__Task to complete__:
Find each line in the following listing that has the string "viaMail", then state the count and nothing else.
Supplied entries Block Start
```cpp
static int refresh_slots_exact(sl2_engine* e) {
  std::vector<int> slots(e->B);
  SL2_HIP(hipMemcpy(slots.data(), e->n_slots, sizeof(int) * e->B, hipMemcpyDeviceToHost));
  int mx = 0;
  for (int v : slots) mx = v > mx ? v : mx;
  e->slots_exact = mx;
  e->slots_exact_step = e->steps_done;
  return SL2_OK;
}

static int slots_upper_bound(const sl2_engine* e) {
  const long long s = e->steps_done;
  const long long grow = e->mapping_used ? e->kpart : 0;
  long long best = (long long)e->slots_exact + grow * (s - e->slots_exact_step);
  const unsigned long long mail = __atomic_load_n(e->slots_mail, __ATOMIC_ACQUIRE);
  const long long t = (long long)(mail >> 32);
  if (t >= 1 && t - 1 >= e->slots_exact_step && t - 1 < s) {
    const long long viaMail = (long long)(mail & 0xffffffffull) + grow * (s - (t - 1));
    if (viaMail < best) best = viaMail;
  }
  return best > 1000000 ? 1000000 : (int)best;
}

static int parts_state_for_step(const sl2_engine* e) {
  if (e->B != 1 || !e->mapping_used || e->step_fusion == 0 || e->parts_block_step == e->steps_done || e->steps_done <= 0) return 0;
  const unsigned long long mail = __atomic_load_n(e->parts_mail, __ATOMIC_ACQUIRE);
  if ((long long)(mail >> 32) != e->steps_done) return 0;
  const long long left = (long long)(mail & 0xffffffffull);
  return left == 0 ? 1 : (left >= e->kpart ? 2 : 0);
}

int sl2_set_vehicle_state(sl2_engine* e, int seq0, int nseq, const double* xv, const double* Pxx) {
  if (!range_ok(e, seq0, nseq) || !xv || !Pxx) return SL2_ERR_INVALID;
  SL2_HIP(hipSetDevice(e->device));
  { int _rc = e->sync_all(); if (_rc != SL2_OK) return _rc; }
  const size_t nx = (size_t)13 * nseq, nP = (size_t)169 * nseq;
  { int _rc = acc_scratch(e, sizeof(double) * (nx + nP), 0); if (_rc != SL2_OK) return _rc; }
  double* dxv = (double*)e->acc_dev;
  double* dP = dxv + nx;
  SL2_HIP(hipMemcpyAsync(dxv, xv, sizeof(double) * nx, hipMemcpyHostToDevice, e->stream));
  SL2_HIP(hipMemcpyAsync(dP, Pxx, sizeof(double) * nP, hipMemcpyHostToDevice, e->stream));
  hipLaunchKernelGGL(k_set_vehicle, dim3(nseq), dim3(64), 0, e->stream, e->x, e->P, dxv, dP, seq0, e->ld);
  SL2_HIP(hipGetLastError());
  { int _rc = e->sync_all(); if (_rc != SL2_OK) return _rc; }
  return SL2_OK;
}

int sl2_get_vehicle_state(sl2_engine* e, int seq0, int nseq, double* xv, double* Pxx) {
  if (!range_ok(e, seq0, nseq) || !xv || !Pxx) return SL2_ERR_INVALID;
  SL2_HIP(hipSetDevice(e->device));
  const size_t nx = (size_t)13 * nseq, nP = (size_t)169 * nseq;
  { int _rc = acc_scratch(e, sizeof(double) * (nx + nP), sizeof(double) * (nx + nP)); if (_rc != SL2_OK) return _rc; }
  double* dxv = (double*)e->acc_dev;
  double* dP = dxv + nx;
  hipLaunchKernelGGL(k_get_vehicle, dim3(nseq), dim3(64), 0, e->stream, e->x, e->P, dxv, dP, seq0, e->ld);
  SL2_HIP(hipGetLastError());
  SL2_HIP(hipMemcpyAsync(e->acc_host, dxv, sizeof(double) * (nx + nP), hipMemcpyDeviceToHost, e->stream));
  { int _rc = e->sync_all(); if (_rc != SL2_OK) return _rc; }
  memcpy(xv, e->acc_host, sizeof(double) * nx);
  memcpy(Pxx, (const double*)e->acc_host + nx, sizeof(double) * nP);
  return SL2_OK;
}

int sl2_set_feature_covariances(sl2_engine* e, int seq0, int nseq, int nfeat, const double* Pyy) {
  if (!range_ok(e, seq0, nseq) || nfeat <= 0 || nfeat > e->N || !Pyy) return SL2_ERR_INVALID;
  SL2_HIP(hipSetDevice(e->device));
  { int _rc = e->sync_all(); if (_rc != SL2_OK) return _rc; }
  const size_t cnt = (size_t)nseq * nfeat * 9;
  { int _rc = acc_scratch(e, sizeof(double) * cnt, 0); if (_rc != SL2_OK) return _rc; }
  double* d = (double*)e->acc_dev;
  SL2_HIP(hipMemcpyAsync(d, Pyy, sizeof(double) * cnt, hipMemcpyHostToDevice, e->stream));
  hipLaunchKernelGGL(k_set_feature_cov, dim3(nseq), dim3(256), 0, e->stream, e->P, d, seq0, nfeat, e->ld);
  SL2_HIP(hipGetLastError());
  { int _rc = e->sync_all(); if (_rc != SL2_OK) return _rc; }
  return SL2_OK;
}

int sl2_add_known_features(sl2_engine* e, int seq0, int nseq, int nfeat, const double* y, const double* xp_org,
                           const uint8_t* patches) {
  if (!range_ok(e, seq0, nseq) || nfeat <= 0 || !y || !xp_org || !patches) return SL2_ERR_INVALID;
  SL2_HIP(hipSetDevice(e->device));
  { int _rc = e->sync_all(); if (_rc != SL2_OK) return _rc; }
// ... 931 lines not shown
```

Measured before the change: 1.001 million.

## Add software-pipelined A/S build kernel with prefetched P rows and LDS feature table

Adds a new k_build_AS_ahead kernel used when the build is not split and LDS fits. It stages per-feature Jacobians, innovations, noise and column positions into an LDS table once per block, then processes features in batches while prefetching the next batch's P rows into registers. This hides global load latency behind the A-row and S-column computation. In exchange it uses more registers and LDS, which may lower occupancy, and it is a new numerical code path that has to match the existing kernel exactly.

New measurement: 1.021 million, median of 6. 1.9% higher.

```diff
diff --git a/scenelib2_amd/csrc/sl2_common.hpp b/scenelib2_amd/csrc/sl2_common.hpp
--- a/scenelib2_amd/csrc/sl2_common.hpp
+++ b/scenelib2_amd/csrc/sl2_common.hpp
@@ -136,6 +136,7 @@
   int group_from = 13;
   int fwd_group = 8;
   int chol_panel = 8;
+  int build_ahead = 1;
   int build_lds_min = 0;
   int search_lds_pad = 0;
   int search_chunk = 0;
diff --git a/scenelib2_amd/csrc/sl2_ekf_update.hip b/scenelib2_amd/csrc/sl2_ekf_update.hip
--- a/scenelib2_amd/csrc/sl2_ekf_update.hip
+++ b/scenelib2_amd/csrc/sl2_ekf_update.hip
@@ -118,6 +118,174 @@
       const int i = t + q * (int)blockDim.x;
       if (i < ld) Ab[(size_t)k * ld + i] = 0.0;
     }
+    if (t < mp && (t | 31) >= k) Sb[(size_t)k * mld + t] = (t == k) ? 1.0 : 0.0;
+  }
+}
+
+constexpr int kAheadEntry = 24;
+constexpr int kAheadLdsMax = 40960;
+
+template <int BATCH>
+struct AheadRows { double v[BATCH][3]; };
+
+__device__ __forceinline__ int ahead_pos(const double* en) { return *(const int*)(en + 23); }
+
+__device__ __forceinline__ double ahead_lane(double v, int l) {
+  return __hiloint2double(__builtin_amdgcn_readlane(__double2hiint(v), l), __builtin_amdgcn_readlane(__double2loint(v), l));
+}
+
+typedef __attribute__((address_space(1))) double ahead_gdouble;
+__device__ __forceinline__ ahead_gdouble* ahead_at(const double* row, int t) {
+  unsigned long long a = (unsigned long long)row;
+  asm("" : "+s"(a));
+  return (ahead_gdouble*)(a + (unsigned)t * (unsigned)sizeof(double));
+}
+
+template <int BATCH, bool FULL>
+__device__ __forceinline__ void ahead_load(AheadRows<BATCH>& w, const double* __restrict__ Pb, const double* tab, int j0, int nb,
+                                           int ld, int t) {
+#pragma unroll
+  for (int jj = 0; jj < BATCH; ++jj) {
+    if (FULL || jj < nb) {
+      const int pos = __builtin_amdgcn_readfirstlane(ahead_pos(tab + (j0 + jj) * kAheadEntry));
+#pragma unroll
+      for (int c = 0; c < 3; ++c) w.v[jj][c] = *ahead_at(Pb + (size_t)(pos + c) * ld, t);
+    }
+  }
+}
+
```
Supplied entries Block End
__Written solution__:
2